D. - Né va di dimenticato l’anno in cui fu pubblicata, il 1968: un atto di grande coraggio di Papa Montini che visse con sofferenza le tante contestazioni a questo documento, ma non si tirò indietro…
R. - Prima della pubblicazione dell’Humanae vitae, ci fu una Commissione che Paolo VI volle convocare perché studiasse in profondità il problema. Questa Commissione arrivò con un duplice documento: un documento di maggioranza e un documento di minoranza. Paolo VI rifletté molto e poi, nella solitudine che caratterizza la vita di ogni Pontefice e soprattutto in momenti così drammatici quando bisogna compiere delle scelte, scelse - e non poteva fare altrimenti, a mio avviso - di promulgare un insegnamento che fosse in piena continuità con quello che sempre e dovunque la Chiesa aveva creduto e aveva attestato. Non si deve dimenticare quello che questa data, il 1968, significa: l’Humanae Vitae fu subito assunto come un segno di contraddizione. Ma il Papa ha ribadito - con grande coraggio, credo anzi con un coraggio ineguagliabile - la continuità della tradizione, la continuità della dottrina e soprattutto ha esplicitato un principio fondamentale: la verità non è data dalla maggioranza, la verità è data dalla fedeltà al Vangelo e all’insegnamento della Chiesa. L’uomo è pienamente se stesso quando è recepito in una unità profonda; non si può staccare l’anima dal corpo, non si può staccare la vita e l’esperienza sessuale da quella che è una esperienza di amore. E questo perché se si crea questa dicotomia, se non c’è più una unità profonda, allora viene meno anche il valore della persona, il corpo diventa un oggetto e il partner della relazione diventa soltanto uno strumento per il proprio egoismo. Questo, però, non è giusto.
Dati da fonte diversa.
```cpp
struct GemmPlan {
    struct Part {
        int form = KEDS_GEMM_FORM_NONE;
        int ring = 0;
        int splits = 0;
        int rows = 0;
        int persistent = 0;
        int workgroups = 0;
        int defer = 0;
        int flags = 0;
    };
    Part main;
// ... 38 lines not shown
    const long m_tiles = (rows + 127) / 128, tiles = m_tiles * (N / 128);
    small_lds = small_lds || sw.small_lds;
    if (gemm_may_split(epi, rows, N, K, sw)) {
        int splits = 1;
        while (splits < 16 && tiles * splits * 2 <= 256 && K % (splits * 2 * 64) == 0 && K / (splits * 2) >= 128) splits *= 2;
        if (splits > 1 && (size_t)splits * (m_tiles * 128) * N * sizeof(float) <= splitk_bytes) {
            p.splits = splits;
            p.ring = small_lds ? 2 : 4;
            return p;
        }
    }
    p.ring = tiles <= 256 && !small_lds ? 4 : 2;
    return p;
}

struct GemmPlanNeeds {
    bool cus, splitk;
};
inline GemmPlanNeeds gemm_plan_needs(int epi, int M, int N, int K, long long lda, long long ldc, const GemmSwitches& sw) {
    const bool big = gemm_big_tiles(epi, M, N, K, lda, ldc, sw);
    const int small_rows = big ? (sw.skip_tail ? 0 : M % 256) : M;
    return GemmPlanNeeds{big && gemm_quad_mode(epi, K, sw) == 2, small_rows > 0 && gemm_may_split(epi, small_rows, N, K, sw)};
}

inline GemmPlan gemm_plan(int epi, int M, int N, int K, long long lda, long long ldc, int cus, size_t splitk_bytes, bool small_lds,
                          const GemmSwitches& sw) {
    GemmPlan plan;
    if (!gemm_big_tiles(epi, M, N, K, lda, ldc, sw)) {
        plan.main = gemm_plan_small(epi, M, N, K, splitk_bytes, small_lds, sw);
        return plan;
    }
    GemmPlan::Part& p = plan.main;
    p.rows = M / 256 * 256;
    p.ring = 2;
    p.splits = 1;
    const int quad = gemm_quad_mode(epi, K, sw);
    const int tiles = (p.rows / 256) * (N / 256);
    const int T = (cus > 256 ? 256 : cus) & ~7;
    if (quad == 2 && tiles > T && T >= 8 && !epi_resid16(epi) && epi != KEDS_EPI_X3_RESID_F32) {
        p.form = KEDS_GEMM_FORM_QUAD;
        p.persistent = 1;
        p.workgroups = T;
        p.defer = epi_is_ln(epi) && sw.quad_defer;
        if (p.defer && !epi_qgelu(epi) && K / 64 >= 8) p.flags = KEDS_GEMM_FLAG_DEFER;
    } else if (quad && epi_resid16(epi) && sw.quad3 && K >= 1024 && K / 64 >= 4) {
        p.form = KEDS_GEMM_FORM_QUAD3;
        p.ring = 3;
    } else if (quad) {
        p.form = KEDS_GEMM_FORM_QUAD;
    } else {
        p.form = KEDS_GEMM_FORM_PAIR;
        if (epi_resid16(epi) && sw.resid_prologue) p.flags = KEDS_GEMM_FLAG_RESID_PROLOGUE;
    }
    if (p.rows != M && !sw.skip_tail) plan.tail = gemm_plan_small(epi, M - p.rows, N, K, splitk_bytes, small_lds, sw);
    return plan;
}

}
```

### keds_amd/csrc/keds_common.h

```cpp
#pragma once
#include <hip/hip_runtime.h>
#include <hip/hip_ext.h>
#include <stdint.h>
#include <stddef.h>
#include "../../include/keds_hip.h"

typedef __bf16 bf16_t;
typedef __attribute__((ext_vector_type(8))) __bf16 bf16x8;
typedef __attribute__((ext_vector_type(4))) __bf16 bf16x4;
typedef __attribute__((ext_vector_type(2))) __bf16 bf16x2;
typedef _Float16 f16_t;
typedef __attribute__((ext_vector_type(8))) _Float16 f16x8;
typedef __attribute__((ext_vector_type(4))) float f32x4;
typedef __attribute__((ext_vector_type(16))) float f32x16;
typedef __attribute__((ext_vector_type(4))) unsigned int u32x4;
typedef __attribute__((ext_vector_type(2))) unsigned int u32x2;

#define KEDS_WAVE 64

#include <cstdlib>
#ifdef KEDS_EXPERIMENTS
inline const char* keds_exp_env(const char* name) { return getenv(name); }
#else
inline const char* keds_exp_env(const char*) { return nullptr; }
// ... 69 lines not shown

#define KEDS_SPLITK_BYTES ((size_t)8 << 20)
struct KedsSplitKScope {
    float* prev_p;
    size_t prev_bytes;
    bool prev_off;
    KedsSplitKScope(void* p, size_t bytes);
    ~KedsSplitKScope();
};
void keds_splitk_scratch(float** p, size_t* bytes);

int* keds_numerics_guard();

bool keds_gemm_splits_rows(int M, int N, int K);
void keds_gemm_small_lds(int on);

#ifndef KEDS_ST_LN
#define KEDS_ST_LN 3
#endif
#ifndef KEDS_ST_RESID
#define KEDS_ST_RESID 0
#endif
#ifndef KEDS_ST_ATTN
#define KEDS_ST_ATTN 0
#endif
#ifndef KEDS_ST_FP8_BF16
#define KEDS_ST_FP8_BF16 0
#endif
#ifndef KEDS_ST_FP8_MX
#define KEDS_ST_FP8_MX 0
// ... 123 lines not shown
```

### keds_amd/csrc/towers.hip

```cpp
#include "keds_common.h"
#include <cstdlib>

int keds_layernorm_impl(const float* x, long long x_stride, const int* row_map, int row_mul, const float* gamma,
                        const float* beta, void* out, int out_f32, int rows, int dim, hipStream_t st);
int keds_cls_rows_impl(float* x, const float* cls, const float* pos, int B, int S, int d, hipStream_t st);
int keds_cast_rows_f16_f32_impl(const void* x16, float* x32, int rows, int dim, long long stride, hipStream_t st);
int keds_gather_rows_impl(const void* src, void* dst, const int32_t* row, int S, int B, int dim, int mode, hipStream_t st,
                          bool global_rows = false);
int keds_embed_tokens_impl(const int32_t* tokens, const float* table, const float* pos, const float* img_tokens,
                           int n_tok, int insert_col, float* x, int B, int L, int Lx, int d, void* stream,
                           const int32_t* seq_off = nullptr);

size_t keds_tower_f32_workspace_bytes(int width, int seq, int B);
int keds_tower_forward_f32(const keds_tower_params* p, float* x, int B, void* ws, hipStream_t st, const int32_t* last_rows = nullptr,
                           const PackedRows* pk = nullptr, const KedsTaps* tp = nullptr);
size_t keds_readout_f32_workspace_bytes(int B, int d);
int keds_readout_f32(const float* x, int S, const int32_t* row, const float* gamma, const float* beta, const float* proj_t,
                     float* out, int B, int d, int E, int normalize, void* workspace, hipStream_t st);
int keds_readout_impl(const float* x, int S, const int32_t* row, const float* gamma, const float* beta, const void* proj_t,
                      float* out, int B, int d, int E, int normalize, void* workspace, size_t workspace_bytes, void* stream, bool f16);

namespace {

size_t pad_rows(size_t m) { return keds_align_up(m, 256); }
// ... 99 lines not shown
}
int attention16(bool h, const void* qkv, void* out, int B, int S, int heads, int causal, int q_limit, hipStream_t st) {
    return h ? keds_attention_h(qkv, out, B, S, heads, causal, q_limit, st) : keds_attention_ex(qkv, out, B, S, heads, causal, q_limit, st);
}
int attention16_packed(bool h, const void* qkv, void* out, int B, int s_max, const int32_t* off, int heads, int causal, hipStream_t st) {
    return h ? keds_attention_packed_h(qkv, out, B, s_max, off, heads, causal, st)
             : keds_attention_packed(qkv, out, B, s_max, off, heads, causal, st);
}

int cls_rows_tail(const keds_tower_params* p, const keds_block_params& k, const TowerWs& t, float* x, const void* x16, int B,
                  hipStream_t st) {
    const int w = p->width, S = p->seq;
    const long long ld = (long long)S * w;
    const bool h = p->f16;
    const int resid = h ? KEDS_EPI_BIAS_RESID_F32_H : KEDS_EPI_BIAS_RESID_F32;
    int rc;
    if (x16 && (rc = keds_cast_rows_f16_f32_impl(x16, x, B, w, ld, st))) return rc;
    if ((rc = attention16(h, t.qkv, t.att, B, S, p->heads, p->causal, 1, st))) return rc;
    if ((rc = keds_gemm_bt_ex(t.att, ld, k.out_w, k.out_b, x, ld, B, w, w, resid, nullptr, 0, st))) return rc;
    if ((rc = keds_layernorm_impl(x, w, nullptr, S, k.ln2_g, k.ln2_b, t.h, h ? 2 : 0, B, w, st))) return rc;
    if ((rc = keds_gemm_bt(t.h, k.fc_w, k.fc_b, t.hid, B, 4 * w, w, h ? KEDS_EPI_BIAS_QGELU_F16_H : KEDS_EPI_BIAS_QGELU_BF16, nullptr, 0,
                           st)))
        return rc;
    return keds_gemm_bt_ex(t.hid, 4 * w, k.proj_w, k.proj_b, x, ld, B, w, 4 * w, resid, nullptr, 0, st);
}

int rows_tail(const keds_tower_params* p, const keds_block_params& k, const TowerWs& t, float* x, const void* x16, int B,
              const int32_t* rows, hipStream_t st, const PackedRows* pk = nullptr) {
    const int w = p->width, S = p->seq;
    const bool h = p->f16;
    const int resid = h ? KEDS_EPI_BIAS_RESID_F32_H : KEDS_EPI_BIAS_RESID_F32;
    int rc;
    if (pk) rc = attention16_packed(h, t.qkv, t.att, B, S, pk->off, p->heads, p->causal, st);
    else rc = attention16(h, t.qkv, t.att, B, S, p->heads, p->causal, S, st);
    if (rc) return rc;
    bf16_t* att_c = t.qkv;
    float* x_c = (float*)((char*)t.qkv + (size_t)B * w * 2);
    const int bound = pk ? pk->valid : S;
    if ((rc = keds_gather_rows_impl(t.att, att_c, rows, bound, B, w, 0, st, pk != nullptr))) return rc;
    if ((rc = keds_gather_rows_impl(x16 ? x16 : (const void*)x, x_c, rows, bound, B, w, x16 ? 1 : 2, st, pk != nullptr))) return rc;
    if ((rc = keds_gemm_bt_ex(att_c, w, k.out_w, k.out_b, x_c, w, B, w, w, resid, nullptr, 0, st))) return rc;
    if ((rc = keds_layernorm_impl(x_c, w, nullptr, 1, k.ln2_g, k.ln2_b, t.h, h ? 2 : 0, B, w, st))) return rc;
    if ((rc = keds_gemm_bt(t.h, k.fc_w, k.fc_b, t.hid, B, 4 * w, w, h ? KEDS_EPI_BIAS_QGELU_F16_H : KEDS_EPI_BIAS_QGELU_BF16, nullptr, 0,
                           st)))
        return rc;
    if ((rc = keds_gemm_bt_ex(t.hid, 4 * w, k.proj_w, k.proj_b, x_c, w, B, w, 4 * w, resid, nullptr, 0, st))) return rc;
// ... 31 lines not shown
    }
    const int fill = (256 - M % 256) % 256;
    return g_tower_fill && fill && bf16_rows_split(M, w) && (long)fill * 64 <= M ? fill : 0;
}
#else
constexpr int tower_fill_rows(int, int) { return 0; }
#endif

int tower_forward_fp8(const keds_tower_params* p, float* x, int B, const TowerWs& t, int Mm, hipStream_t st,
                      const int32_t* last_rows, const KedsTaps* tp) {
    const int w = p->width, S = p->seq;
    const int M = B * S, Mt = M - Mm;
    RowLanes lanes;
    int rc;
    if ((rc = lanes.init(st, Mt > 0))) return rc;
    const RowSpan rem{(size_t)Mm, Mt, lanes.side};
    if ((rc = keds_rowstats_cast_ex(x, t.h, 1, (float*)t.st1, M, w, st))) return rc;
    if ((rc = keds_quantize_mxfp8(x, 0, Mm, w, Mm, t.xq, t.xs, st))) return rc;
    if ((rc = lanes.to_side())) return rc;
    for (int l = 0; l < p->layers; ++l) {
        const keds_block_params& k = p->blocks[l];
        const bool last = l == p->layers - 1;
        if ((rc = keds_gemm_mxfp8_ex(t.xq, t.xs, Mm, k.qkv_q8, k.qkv_s8, 3 * w, k.qkv_bc8, t.qkv, Mm, 3 * w, w,
                                     KEDS_FP8_EPI_LN_BIAS_BF16, (float*)t.st1, (float*)t.st2, nullptr, nullptr, 0, st)))
            return rc;
        if (Mt && (rc = qkv_rows(t, k, w, rem, false))) return rc;
        if ((rc = lanes.to_main())) return rc;
        if (last && last_rows) return rows_tail(p, k, t, x, t.h, B, last_rows, st);
        if (last && p->last_cls_only) return cls_rows_tail(p, k, t, x, t.h, B, st);
        if ((rc = lanes.attention_then_side([&] { return keds_attention_mx(t.qkv, t.att, B, S, p->heads, p->causal, S, t.aq, t.as, Mm, st); })))
// ... 49 lines not shown
    if (pk && pk->rows > pk->valid &&
        hipMemsetAsync(t.att + (size_t)pk->valid * w, 0, (size_t)(pk->rows - pk->valid) * w * sizeof(bf16_t), st) != hipSuccess) {
        keds_set_error("keds_tower_forward: packed rows: %s", hipGetErrorString(hipGetLastError()));
        return KEDS_E_LAUNCH;
    }
    auto attention = [&](hipStream_t s_) {
        return pk ? attention16_packed(h, t.qkv, t.att, B, S, pk->off, p->heads, p->causal, s_)
                  : attention16(h, t.qkv, t.att, B, S, p->heads, p->causal, S, s_);
    };
    if (fp8) return tower_forward_fp8(p, x, B, t, Mm, st, last_rows, tp);
    if (folded) {
        const int fill = allow_fill ? tower_fill_rows(M, w) : 0;
        const bool two = !fill && bf16_rows_split(M, w);
        RowLanes lanes;
        if ((rc = lanes.init(st, two))) return rc;
        const RowSpan body{0, lanes.split ? Mm : M + fill, st};
        const RowSpan rem{(size_t)Mm, lanes.split ? M - Mm : 0, lanes.side};
        if (fill) {
            if (hipMemcpyAsync(x + (size_t)M * w, x, (size_t)fill * w * sizeof(float), hipMemcpyDeviceToDevice, st) != hipSuccess ||
                hipMemsetAsync(t.att + (size_t)M * w, 0, (size_t)fill * w * sizeof(bf16_t), st) != hipSuccess) {
                keds_set_error("keds_tower_forward: filler rows: %s", hipGetErrorString(hipGetLastError()));
                return KEDS_E_LAUNCH;
            }
        }
        if ((rc = keds_rowstats_cast_ex(x, t.h, 1, (float*)t.st1, M + fill, w, st))) return rc;
        if ((rc = lanes.to_side())) return rc;
        const int b_tail = lanes.split && !pk && tail_attention_on_side() ? Mm / S : B;
        const bool tail_side = b_tail > 0 && b_tail < B;
        struct SmallLds {
            bool on;
// ... 367 lines not shown
```

Before: 6757 query-images/sec.

## Add micro GEMM form for small-row tails and CLS-only tower GEMMs

Adds a new wave-level GEMM kernel using 16x64 tiles, deep register prefetch and an optional split of K across waves, for GEMMs with at most 128 rows such as the CLS-only last layer, row tails and the projection. The planner routes these small-row shapes to the micro form, gated by a thread-local scope guard set in the tower and projection paths. The aim is to raise parallelism and cut LDS and tile overhead on tiny-M GEMMs, at the cost of another kernel variant and some planner complexity.

```diff
diff --git a/include/keds_hip.h b/include/keds_hip.h
--- a/include/keds_hip.h
+++ b/include/keds_hip.h
@@ -155,12 +155,16 @@
 #define KEDS_GEMM_FORM_PAIR 2
 #define KEDS_GEMM_FORM_QUAD 3
 #define KEDS_GEMM_FORM_QUAD3 4
+#define KEDS_GEMM_FORM_MICRO 5
 #define KEDS_GEMM_FLAG_DEFER 1
 #define KEDS_GEMM_FLAG_RESID_PROLOGUE 2
 int keds_gemm_last_launch(int* info);
 int keds_gemm_plan_query(int epilogue, int M, int N, int K, int64_t lda, int64_t ldc, int cus, size_t splitk_bytes, int small_lds,
                          int* info);
 int keds_gemm_plan_query_many(int64_t n, const int64_t* cases, int* info);
+int keds_gemm_micro(int level);
+int keds_gemm_plan_query_ex(int epilogue, int M, int N, int K, int64_t lda, int64_t ldc, int cus, size_t splitk_bytes, int small_lds,
+                            int micro, int* info);
 
 int keds_layernorm(const float* x, int64_t x_stride, const float* gamma, const float* beta,
                    void* out, int out_f32, int rows, int dim, void* stream);
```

D. - L’Humanae vitae indica il pericolo di una invadenza della tecnica nella sfera più intima della vita umana. In questo Paolo VI è stato profetico?
R. - Non soltanto è stato profetico, ma oggi questo insegnamento è stato ripreso in maniera quanto mai inequivocabile anche da molti scienziati e da molti filosofi, che hanno valorizzato pienamente questo contenuto e proprio alla luce delle scoperte tecnologiche e scientifiche. Permangono dunque con una profonda verità i fondamenti antropologici, i fondamenti etici alla base dell’Humanae Vitae: la dignità della persona, la libertà dei propri gesti sempre e dovunque e la responsabilità che li deve caratterizzare. La scienza giustamente deve fare dei progressi, ma quando tocca la vita umana deve tener presente e rispettare sempre che la vita è un dono e che ognuno di noi è debitore della propria vita ad un Altro.